Privacy

Privacy methods are aimed to detect and obfuscate the presence of private information and personally identifiable information (PII) in a string. They can be used at both the input and output levels.

The table below lists the privacy methods we currently support. The ID column should be used to use the detection method in a config.

Name

ID

Description

Presidio

privacy-presidio

Detect and censor PII using Microsoft’s Presidio library

Detect Secrets

detect-secrets

Detect and censor secrets using Yelp’s Detect Secrets library


Presidio (privacy-presidio)

Uses Microsoft’s Presidio Data Protection and De-Identification SDK to detect the presence of PII in a query string. Depending on the configuration it can be used to just detect PII, or obfuscate it instead. Enabled in Dome’s default configuration.

Parameters

  • score_threshold (optional float): Threshold for a string to be classified as PII. Default value is 0.5.

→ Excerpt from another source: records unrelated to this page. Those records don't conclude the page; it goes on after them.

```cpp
__global__ void roialign_fwd_kernel(const void* feat, int H, int W, int C, const float* rois, int P, float sscale, float TH, float TW, void* out, int dt) {
  const int cell = blockIdx.x, r = cell / (P * P), rem = cell - r * P * P, py = rem / P, px = rem - py * P;
  const Samp s = roi_sample(rois + r * 5, H, W, P, py, px, sscale, TH, TW);
  const float w00 = (1.f - s.wx1) * (1.f - s.wy1), w01 = s.wx1 * (1.f - s.wy1), w10 = (1.f - s.wx1) * s.wy1, w11 = s.wx1 * s.wy1;
  const bool vx0 = s.x0 >= 0 && s.x0 < W, vx1 = s.x0 + 1 >= 0 && s.x0 + 1 < W, vy0 = s.y0 >= 0 && s.y0 < H, vy1 = s.y0 + 1 >= 0 && s.y0 + 1 < H;
  for (int c = threadIdx.x; c < C; c += blockDim.x) {
    float v = 0.f;
    if (vy0 && vx0) v += w00 * ldx(feat, ((long)s.y0 * W + s.x0) * C + c, dt);
    if (vy0 && vx1) v += w01 * ldx(feat, ((long)s.y0 * W + s.x0 + 1) * C + c, dt);
    if (vy1 && vx0) v += w10 * ldx(feat, ((long)(s.y0 + 1) * W + s.x0) * C + c, dt);
    if (vy1 && vx1) v += w11 * ldx(feat, ((long)(s.y0 + 1) * W + s.x0 + 1) * C + c, dt);
    stx(out, (long)cell * C + c, dt, v);
  }
}
__global__ __launch_bounds__(128) void roialign_fwd_bf16x8_kernel(const bf16_t* __restrict__ feat, int H, int W, int C, const float* __restrict__ rois, int P,
                                                                 float sscale, float TH, float TW, bf16_t* out) {
  const int cell = blockIdx.x, r = cell / (P * P), rem = cell - r * P * P, py = rem / P, px = rem - py * P;
  const RoiTaps t = roi_taps(roi_sample(rois + r * 5, H, W, P, py, px, sscale, TH, TW), H, W, C);
  for (int c = threadIdx.x * 8; c < C; c += blockDim.x * 8) *(uint4*)(out + (long)cell * C + c) = roi_blend8(feat, t, c);
}
__global__ void roialign_bwd_kernel(const void* dout, int H, int W, int C, const float* rois, int P, float sscale, float TH, float TW, float* dfeat, int dt) {
  const int cell = blockIdx.x, r = cell / (P * P), rem = cell - r * P * P, py = rem / P, px = rem - py * P;
  const Samp s = roi_sample(rois + r * 5, H, W, P, py, px, sscale, TH, TW);
  const float w00 = (1.f - s.wx1) * (1.f - s.wy1), w01 = s.wx1 * (1.f - s.wy1), w10 = (1.f - s.wx1) * s.wy1, w11 = s.wx1 * s.wy1;
  const bool vx0 = s.x0 >= 0 && s.x0 < W, vx1 = s.x0 + 1 >= 0 && s.x0 + 1 < W, vy0 = s.y0 >= 0 && s.y0 < H, vy1 = s.y0 + 1 >= 0 && s.y0 + 1 < H;
  for (int c = threadIdx.x; c < C; c += blockDim.x) {
    const float g = ldx(dout, (long)cell * C + c, dt);
    if (vy0 && vx0) atomicAdd(dfeat + ((long)s.y0 * W + s.x0) * C + c, w00 * g);
    if (vy0 && vx1) atomicAdd(dfeat + ((long)s.y0 * W + s.x0 + 1) * C + c, w01 * g);
    if (vy1 && vx0) atomicAdd(dfeat + ((long)(s.y0 + 1) * W + s.x0) * C + c, w10 * g);
    if (vy1 && vx1) atomicAdd(dfeat + ((long)(s.y0 + 1) * W + s.x0 + 1) * C + c, w11 * g);
  }
}


__device__ __forceinline__ void ra_load4(const float* p, float v[4]) {
  const float4 q = *(const float4*)p; v[0] = q.x; v[1] = q.y; v[2] = q.z; v[3] = q.w;
}
__device__ __forceinline__ void ra_load4(const bf16_t* p, float v[4]) {
  const uint2 q = *(const uint2*)p;
  v[0] = __uint_as_float(q.x << 16); v[1] = __uint_as_float(q.x & 0xffff0000u);
  v[2] = __uint_as_float(q.y << 16); v[3] = __uint_as_float(q.y & 0xffff0000u);
}
template <typename T>
__global__ __launch_bounds__(256) void roialign_bwd_gather_kernel(const T* dout, int H, int W, int C, const float* rois, int R, int P,
                                                                  float sscale, float TH, float TW, float* dfeat) {
  constexpr int CAP = 2048;
  __shared__ int e_cell[CAP];
  __shared__ float e_w[CAP];
  __shared__ int sc[256];
  const int pix = blockIdx.x, y = pix / W, x = pix - y * W, t = threadIdx.x, nv = C >> 2;
  bool wrote = false;
  for (int r0 = 0; r0 < R; r0 += 256) {
    const int r = r0 + t;
    unsigned my = 0, mx = 0;
    if (r < R) {
      for (int i = 0; i < P; ++i) {
        const Samp s = roi_sample(rois + r * 5, H, W, P, i, i, sscale, TH, TW);
        const float wyv = (s.y0 == y ? 1.f - s.wy1 : 0.f) + (s.y0 + 1 == y ? s.wy1 : 0.f);
        const float wxv = (s.x0 == x ? 1.f - s.wx1 : 0.f) + (s.x0 + 1 == x ? s.wx1 : 0.f);
        if (wyv != 0.f) my |= 1u << i;
        if (wxv != 0.f) mx |= 1u << i;
      }
    }
    const int n = __popc(my) * __popc(mx);
    sc[t] = n;
    __syncthreads();
    for (int o = 1; o < 256; o <<= 1) {
      const int v = t >= o ? sc[t - o] : 0;
      __syncthreads();
      sc[t] += v;
      __syncthreads();
    }
    const int total = sc[255], off = sc[t] - n;
    __syncthreads();
    for (int wb = 0; wb < total; wb += CAP) {
      if (n && off < wb + CAP && off + n > wb) {
        int k = off;
        for (unsigned a = my; a; a &= a - 1) {
          const int py = __ffs(a) - 1;
          for (unsigned b = mx; b; b &= b - 1, ++k) {
            if (k < wb || k >= wb + CAP) continue;
            const int px = __ffs(b) - 1;
            const Samp s = roi_sample(rois + r * 5, H, W, P, py, px, sscale, TH, TW);
            const float wyv = s.y0 == y ? 1.f - s.wy1 : s.wy1, wxv = s.x0 == x ? 1.f - s.wx1 : s.wx1;
            e_cell[k - wb] = (r * P + py) * P + px;
            e_w[k - wb] = wxv * wyv;
          }
        }
      }
      __syncthreads();
      const int ne = min(CAP, total - wb);
      for (int v = t; v < nv; v += 256) {
        float a0 = 0.f, a1 = 0.f, a2 = 0.f, a3 = 0.f;
        const T* base = dout + v * 4;
#pragma unroll 4
        for (int e = 0; e < ne; ++e) {
          float g[4];
          ra_load4(base + (long)e_cell[e] * C, g);
          const float w = e_w[e];
          a0 += w * g[0]; a1 += w * g[1]; a2 += w * g[2]; a3 += w * g[3];
        }
        float4* d = (float4*)(dfeat + (long)pix * C + v * 4);
        float4 q = wrote ? *d : make_float4(0.f, 0.f, 0.f, 0.f); q.x += a0; q.y += a1; q.z += a2; q.w += a3; *d = q;
      }
      wrote = true;
      __syncthreads();
    }
  }
  if (!wrote)
    for (int v = t; v < nv; v += 256) *(float4*)(dfeat + (long)pix * C + v * 4) = make_float4(0.f, 0.f, 0.f, 0.f);
}

}

extern "C" int l2s_rpn_decode(const float* heads, int ldh, const float* base_anchors, int H, int W, int A, int feat_stride,
                              float im_h, float im_w, float* prob, float* boxes, float* scores, hipStream_t s) {
  const int n = H * W * A;
  L2S_LAUNCH(rpn_decode_kernel, dim3(cdiv(n, 256)), dim3(256), 0, s, heads, ldh, base_anchors, H, W, A, feat_stride, im_h, im_w, prob, boxes, scores);
  return l2s_check_launch();
}
extern "C" long l2s_sort_ws_ints(int n) { return 4L * n + 4L * 256L * cdiv(n, 256) + 64; }
extern "C" int l2s_sort_topk(const float* scores, const float* boxes, int n, int k, int* ws, float* sorted_boxes,
                             float* sorted_scores, int* sorted_idx, hipStream_t s) {
  if (!ws || n <= 0 || k > n) return L2S_EINVAL;
  const int nblk = cdiv(n, 256);
  RsWs w = rs_ws(ws, n);
  L2S_LAUNCH(rs_hist0_kernel, dim3(nblk), dim3(256), 0, s, scores, n, nblk, w.hist);
  L2S_LAUNCH(rs_pass_kernel<0>, dim3(nblk), dim3(256), 0, s, scores, boxes, (const unsigned int*)nullptr, (const int*)nullptr, w.kA, w.iA, n, nblk, w.hist, k, sorted_boxes, sorted_scores, sorted_idx);
  L2S_LAUNCH(rs_pass_kernel<1>, dim3(nblk), dim3(256), 0, s, scores, boxes, (const unsigned int*)w.kA, (const int*)w.iA, w.kB, w.iB, n, nblk, w.hist, k, sorted_boxes, sorted_scores, sorted_idx);
  L2S_LAUNCH(rs_pass_kernel<2>, dim3(nblk), dim3(256), 0, s, scores, boxes, (const unsigned int*)w.kB, (const int*)w.iB, w.kA, w.iA, n, nblk, w.hist, k, sorted_boxes, sorted_scores, sorted_idx);
  L2S_LAUNCH(rs_pass_kernel<3>, dim3(nblk), dim3(256), 0, s, scores, boxes, (const unsigned int*)w.kA, (const int*)w.iA, w.kB, w.iB, n, nblk, w.hist, k, sorted_boxes, sorted_scores, sorted_idx);
  return l2s_check_launch();
}
static inline size_t nms_mask_words(int n) { const int sbw = min(cdiv(n, 64), NMS_SB); return (size_t)sbw * sbw * 64; }
static inline size_t nms_scan_lds(int sbw) { return ((size_t)NMS_RING * NMS_SLOT * 64 + 2 * (size_t)sbw) * 8; }
extern "C" size_t l2s_nms_workspace_bytes(int n) { return (nms_mask_words(n) + (size_t)cdiv(cdiv(n, 64), NMS_SB) * NMS_SB) * 8; }
extern "C" int l2s_nms(const float* sorted_boxes, int n, float thresh, int cmp_mode, int max_keep, uint64_t* mask_ws,
                       int* keep_out, int* num_out, hipStream_t s) {
  if (n <= 0 || max_keep < 1) return L2S_EINVAL;
  const int cb = cdiv(n, 64), nst = cdiv(cb, NMS_SB);
  static bool attr_done = false;
  if (!attr_done) { (void)hipFuncSetAttribute((const void*)nms_reduce_kernel, hipFuncAttributeMaxDynamicSharedMemorySize, (int)nms_scan_lds(NMS_SB)); attr_done = true; }
  unsigned long long* carry_all = (unsigned long long*)mask_ws + nms_mask_words(n);
  for (int st = 0; st < nst; ++st) {
    const int row0 = st * NMS_SB * 64, rows = min(n - row0, NMS_SB * 64), sbw = cdiv(rows, 64);
    unsigned long long* carry = carry_all + (size_t)st * NMS_SB;
    L2S_LAUNCH(nms_mask_kernel, dim3(cdiv(sbw, 4), sbw + (st ? cdiv(max_keep, 64) : 0)), dim3(256), 0, s, sorted_boxes, n, thresh, cmp_mode, row0, sbw, mask_ws,
               carry, (const int*)keep_out, (const int*)num_out, max_keep, carry_all, nst * NMS_SB);
    L2S_LAUNCH(nms_reduce_kernel, dim3(1), dim3(1024), nms_scan_lds(sbw), s, (const uint64_t*)mask_ws, rows, sbw, max_keep, keep_out, num_out, row0,
               st ? (const unsigned long long*)carry : (const unsigned long long*)nullptr);
  }
  return l2s_check_launch();
}
#ifdef L2S_TOOLS
extern "C" int l2s_tools_nms_dbg(long long* host16) { return hipMemcpyFromSymbol(host16, HIP_SYMBOL(nms_dbg), sizeof(long long) * 16) == hipSuccess ? 0 : L2S_ELAUNCH; }
#endif
extern "C" int l2s_gather_rois(const float* sorted_boxes, const float* sorted_scores, const int* keep, const int* num, int max_keep,
                               float* rois, float* roi_scores, hipStream_t s) {
  L2S_LAUNCH(gather_rois_kernel, dim3(cdiv(max_keep, 256)), dim3(256), 0, s, sorted_boxes, sorted_scores, keep, num, max_keep, rois, roi_scores);
  return l2s_check_launch();
}
extern "C" const int* l2s_anchor_target_count(const int* ws) { return ws + 2; }
extern "C" long l2s_anchor_target_ws_ints(int hwa) { return 16 + 64 + 4L * hwa + 16; }
extern "C" int l2s_anchor_target(const float* gt, int n_gt, const float* base_anchors, int H, int W, int A, int feat_stride,
                                 float im_h, float im_w, const uint32_t* fg_keys, const uint32_t* bg_keys,
                                 float neg_ov, float pos_ov, int batch, float fg_frac,
                                 int* labels, float* targets, float* inside_w, float* outside_w, int* ws, hipStream_t s) {
  if (n_gt < 1 || n_gt > 32) return L2S_EINVAL;
  const int n = H * W * A;
  L2S_LAUNCH(atl_init_kernel, dim3(1), dim3(128), 0, s, ws);
  L2S_LAUNCH(atl_iou_kernel, dim3(cdiv(n, 256)), dim3(256), 0, s, gt, n_gt, base_anchors, n, W, A, feat_stride, im_h, im_w, ws);
  L2S_LAUNCH(atl_label_kernel, dim3(cdiv(n, 256)), dim3(256), 0, s, gt, n_gt, base_anchors, n, W, A, feat_stride, neg_ov, pos_ov, ws);
  if (n <= ATL_LDS_MAX) {
    static bool attr_done = false;
    if (!attr_done) { (void)hipFuncSetAttribute((const void*)atl_sample_lds_kernel, hipFuncAttributeMaxDynamicSharedMemorySize, (256 + 24) * 4 + ATL_LDS_MAX * 5); attr_done = true; }
    const int npad = (n + 3) / 4 * 4;
    L2S_LAUNCH(atl_sample_lds_kernel, dim3(1), dim3(1024), (size_t)(256 + 24) * 4 + (size_t)npad * 5, s, fg_keys, bg_keys, n, npad, batch, fg_frac, ws);
  } else {
    L2S_LAUNCH(atl_sample_kernel, dim3(1), dim3(1024), 0, s, fg_keys, bg_keys, n, batch, fg_frac, ws);
  }
  L2S_LAUNCH(atl_out_kernel, dim3(cdiv(n, 256)), dim3(256), 0, s, gt, base_anchors, n, H, W, A, feat_stride, (const int*)ws, labels, targets, inside_w, outside_w);
  return l2s_check_launch();
}
extern "C" int l2s_proposal_target(const float* rois, const float* roi_scores, const int* n_rois, int n_max, const float* gt, int n_gt,
                                   const uint8_t* gt_masks, int im_h, int im_w, const uint32_t* fg_keys, const uint32_t* bg_keys,
                                   const uint32_t* bg_rand, int R, int fg_max, int mask_slots, float fg_thresh, float bg_hi, float bg_lo,
                                   const float* means4, const float* stds4, const float* inw4, int ncls, int ms,
                                   float* out_rois, int* labels, float* bbox_targets, float* bbox_inside, float* bbox_outside,
                                   float* mask_targets, int* counts, int* ws, hipStream_t s) {
  if (n_gt < 1 || R < 1 || mask_slots < 1 || mask_slots > R || mask_slots * 6 > 8192) return L2S_EINVAL;
  const size_t tb = (size_t)R * 4 * ncls * sizeof(float);
  if ((char*)bbox_inside == (char*)bbox_targets + tb && (char*)bbox_outside == (char*)bbox_inside + tb) {
    if (l2s_memset_async(bbox_targets, 0, 3 * tb, s)) return L2S_ELAUNCH;
  } else if (l2s_memset_async(bbox_targets, 0, tb, s) || l2s_memset_async(bbox_inside, 0, tb, s) || l2s_memset_async(bbox_outside, 0, tb, s)) return L2S_ELAUNCH;
  L2S_LAUNCH(ptl_kernel, dim3(1), dim3(1024), 0, s, rois, roi_scores, n_rois, n_max, gt, n_gt, gt_masks, im_h, im_w,
                     fg_keys, bg_keys, bg_rand, R, fg_max, mask_slots, fg_thresh, bg_hi, bg_lo, means4, stds4, inw4, ncls, ms,
                     out_rois, labels, bbox_targets, bbox_inside, bbox_outside, mask_targets, counts, ws);
  return l2s_check_launch();
}
static int roialign_fwd_launch(const void* feat, int H, int W, int C, const float* rois, int R, int P, float sscale, float TH, float TW,
                               void* out, int dtype, hipStream_t s) {
  if (dtype == L2S_BF16 && !(C & 7) && !((uintptr_t)feat & 15) && !((uintptr_t)out & 15)) {
    L2S_LAUNCH(roialign_fwd_bf16x8_kernel, dim3(R * P * P), dim3(C >= 1024 ? 128 : 64), 0, s, (const bf16_t*)feat, H, W, C, rois, P, sscale, TH, TW, (bf16_t*)out);
    return l2s_check_launch();
  }
  L2S_LAUNCH(roialign_fwd_kernel, dim3(R * P * P), dim3(256), 0, s, feat, H, W, C, rois, P, sscale, TH, TW, out, dtype);
  return l2s_check_launch();
}
static int roialign_bwd_launch(const void* dout, int H, int W, int C, const float* rois, int R, int P, float sscale, float TH, float TW,
                               float* dfeat, int dtype, hipStream_t s) {
  if (C % 4 == 0 && P <= 32) {
    if (dtype) L2S_LAUNCH(roialign_bwd_gather_kernel<bf16_t>, dim3(H * W), dim3(256), 0, s, (const bf16_t*)dout, H, W, C, rois, R, P, sscale, TH, TW, dfeat);
    else L2S_LAUNCH(roialign_bwd_gather_kernel<float>, dim3(H * W), dim3(256), 0, s, (const float*)dout, H, W, C, rois, R, P, sscale, TH, TW, dfeat);
    return l2s_check_launch();
  }
  if (l2s_memset_async(dfeat, 0, (size_t)H * W * C * sizeof(float), s)) return L2S_ELAUNCH;
  L2S_LAUNCH(roialign_bwd_kernel, dim3(R * P * P), dim3(256), 0, s, dout, H, W, C, rois, P, sscale, TH, TW, dfeat, dtype);
  return l2s_check_launch();
}
extern "C" int l2s_roialign_fwd(const void* feat, int H, int W, int C, const float* rois, int R, int P, float spatial_scale,
                                void* out, int dtype, hipStream_t s) {
  return roialign_fwd_launch(feat, H, W, C, rois, R, P, spatial_scale, (float)H, (float)W, out, dtype, s);
}
extern "C" int l2s_roialign_bwd(const void* dout, int H, int W, int C, const float* rois, int R, int P, float spatial_scale,
                                float* dfeat, int dtype, hipStream_t s) {
  return roialign_bwd_launch(dout, H, W, C, rois, R, P, spatial_scale, (float)H, (float)W, dfeat, dtype, s);
}
extern "C" int l2s_cropalign_fwd(const void* feat, int H, int W, int C, const float* rois, int R, int P, float im_h, float im_w,
                                 void* out, int dtype, hipStream_t s) {
  return roialign_fwd_launch(feat, H, W, C, rois, R, P, 1.f, im_h, im_w, out, dtype, s);
}
extern "C" int l2s_cropalign_bwd(const void* dout, int H, int W, int C, const float* rois, int R, int P, float im_h, float im_w,
                                 float* dfeat, int dtype, hipStream_t s) {
  return roialign_bwd_launch(dout, H, W, C, rois, R, P, 1.f, im_h, im_w, dfeat, dtype, s);
}
extern "C" int l2s_roipool_fwd(const void* feat, int H, int W, int C, const float* rois, int R, int P, float spatial_scale, void* out,
                               int* argmax, int dtype, hipStream_t s) {
  L2S_LAUNCH(roipool_fwd_kernel, dim3(R * P * P), dim3(256), 0, s, feat, H, W, C, rois, P, spatial_scale, out, argmax, dtype);
  return l2s_check_launch();
}
extern "C" int l2s_roipool_bwd(const void* dout, const int* argmax, int R, int P, int C, float* dfeat, int dtype, hipStream_t s) {
  const long n = (long)R * P * P * C;
  long g = (n + 255) / 256; if (g > 8192) g = 8192;
  L2S_LAUNCH(roipool_bwd_kernel, dim3((int)g), dim3(256), 0, s, dout, argmax, n, C, dfeat, dtype);
  return l2s_check_launch();
}
```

  • anonymize (optional boolean): Determine whether or not anonymization should be enabled. Defaults to true. Important: if anonymization is enabled, this method will never flag any text. Instead, it will return an anonymized version of the query string with all the PII redacted.

  • allow_list_files (optional List[str]): A list of filepaths that contain PII whitelists. Each file should be a text file where every line corresponds to one PII entry that should be ignored. By default, no files are specified in the allow list.

Detect Secrets (detect-secrets)

Uses Yelp’s Detect Secrets module to detect possible secrets in a query string. Depending on the configuration it can be used to detect secrets or censor them instead.

Parameters

  • censor (optional boolean): Whether to censor secrets out instead of flagging them. If set to True, this method will never flag strings with secrets, but only censor them out instead.